- Assignment
Scan each line of the records for the word "pooled" and extract the ones that have it.

- Dataset extract

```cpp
__global__ __launch_bounds__(1024) void fc_head_kernel(const float* __restrict__ pooled,
                                                       const float* __restrict__ pack,
                                                       const int32_t* __restrict__ status, float* __restrict__ out) {
    __shared__ float m[1024];
    __shared__ float part_y[4][256];
    __shared__ float red[4];
    const int cloud = blockIdx.x, c = threadIdx.x & 255, part = threadIdx.x >> 8;
    m[threadIdx.x] = pooled[(size_t)cloud * 1024 + threadIdx.x];
    __syncthreads();
    float y = 0.f;
#pragma unroll 16
    for (int k = 256 * part; k < 256 * part + 256; ++k) y += m[k] * pack[k * 256 + c];
    part_y[part][c] = y;
    __syncthreads();
    y = fmaxf(((part_y[0][c] + part_y[1][c]) + (part_y[2][c] + part_y[3][c])) + pack[1024 * 256 + c], 0.f);
    float ss = y * y;
#pragma unroll
    for (int off = 32; off >= 1; off >>= 1) ss += __shfl_xor(ss, off);
    if (part == 0 && (c & 63) == 0) red[c >> 6] = ss;
    __syncthreads();
    const float tot = (red[0] + red[1]) + (red[2] + red[3]);
    const bool poisoned = status && status[cloud] != 0;
    if (part == 0) out[(size_t)cloud * 256 + c] = poisoned ? __int_as_float(0x7fc00000) : y * (1.0f / sqrtf(fmaxf(tot, 1e-12f)));
}

static inline size_t align_up(size_t v, size_t a) { return (v + a - 1) / a * a; }

extern "C" size_t epc_vlad_head_workspace_bytes(int num_clouds, int groups) {
    if (num_clouds <= 0 || groups <= 0 || 64 % groups) return 0;
    const size_t kh = 65536 / groups;
    const size_t u = align_up((size_t)num_clouds * kh * sizeof(float), 256);
    const size_t yp = align_up((kh / HSL) * (size_t)num_clouds * 256 * sizeof(float), 256);
    return u + yp;
}

extern "C" int epc_vlad_head_fwd(const float* V, const float* colss, const void* packed_head, int groups,
                                 int num_clouds, float* out, const int32_t* status, void* workspace,
                                 size_t workspace_bytes, void* stream) {
    EPC_CHECK_ARG(V && colss && packed_head && out && workspace, "null pointer");
    EPC_CHECK_ARG(groups > 0 && 64 % groups == 0, "GROUPS must divide 64");
    EPC_CHECK_ARG(num_clouds >= 0, "bad shape");
    if (num_clouds == 0) return EPC_OK;
    if (workspace_bytes < epc_vlad_head_workspace_bytes(num_clouds, groups)) {
        epc_set_error("epc_vlad_head_fwd: workspace too small");
        return EPC_ENOMEM;
    }
    const int kh = 65536 / groups;
    const float* hp = (const float*)packed_head;
    const float* Hw = hp + 65536;
    const float* tail = Hw + (size_t)kh * 256;
    char* wsp = (char*)workspace;
    float* U = (float*)wsp;
    wsp += align_up((size_t)num_clouds * kh * sizeof(float), 256);
    float* Yp = (float*)wsp;
    hipStream_t st = (hipStream_t)stream;
    EPC_CHECK_ARG(num_clouds <= 65535, "too many clouds per call");
    switch (groups) {
#define EPC_VF(G)                                                                                                  \
    case G:                                                                                                        \
        hipLaunchKernelGGL(vlad_fold_kernel<G>, dim3(1024 / G / 16, num_clouds), dim3(256), 0, st, V, colss, U);   \
        break;
        EPC_VF(1) EPC_VF(2) EPC_VF(4) EPC_VF(8) EPC_VF(16)
#undef EPC_VF
        default:
            epc_set_error("epc_vlad_head_fwd: GROUPS must be one of 1,2,4,8,16");
            return EPC_EINVAL;
    }
    EPC_CHECK_LAUNCH();
    const int slices = kh / HSL;
    hipLaunchKernelGGL(hidden_gemm_kernel, dim3(8, slices, (num_clouds + 63) / 64), dim3(64), 0, st, U, Hw,
                       num_clouds, kh, Yp);
    EPC_CHECK_LAUNCH();
    hipLaunchKernelGGL(head_finish_kernel, dim3(num_clouds), dim3(1024), 0, st, Yp, slices, num_clouds, tail,
                       groups, status, out);
    EPC_CHECK_LAUNCH();
    return EPC_OK;
}

extern "C" int epc_fc_head_fwd(const float* pooled, const void* packed_fc, int num_clouds, float* out,
                               const int32_t* status, void* stream) {
    EPC_CHECK_ARG(pooled && packed_fc && out, "null pointer");
    EPC_CHECK_ARG(num_clouds >= 0, "bad shape");
    if (num_clouds == 0) return EPC_OK;
    hipLaunchKernelGGL(fc_head_kernel, dim3(num_clouds), dim3(1024), 0, (hipStream_t)stream, pooled,
                       (const float*)packed_fc, status, out);
    EPC_CHECK_LAUNCH();
    return EPC_OK;
}
```

Measured before the change: 58410 clouds/s.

- The completed task
__global__ __launch_bounds__(1024) void fc_head_kernel(const float* __restrict__ pooled,
    m[threadIdx.x] = pooled[(size_t)cloud * 1024 + threadIdx.x];
extern "C" int epc_fc_head_fwd(const float* pooled, const void* packed_fc, int num_clouds, float* out,
    EPC_CHECK_ARG(pooled && packed_fc && out, "null pointer");
    hipLaunchKernelGGL(fc_head_kernel, dim3(num_clouds), dim3(1024), 0, (hipStream_t)stream, pooled,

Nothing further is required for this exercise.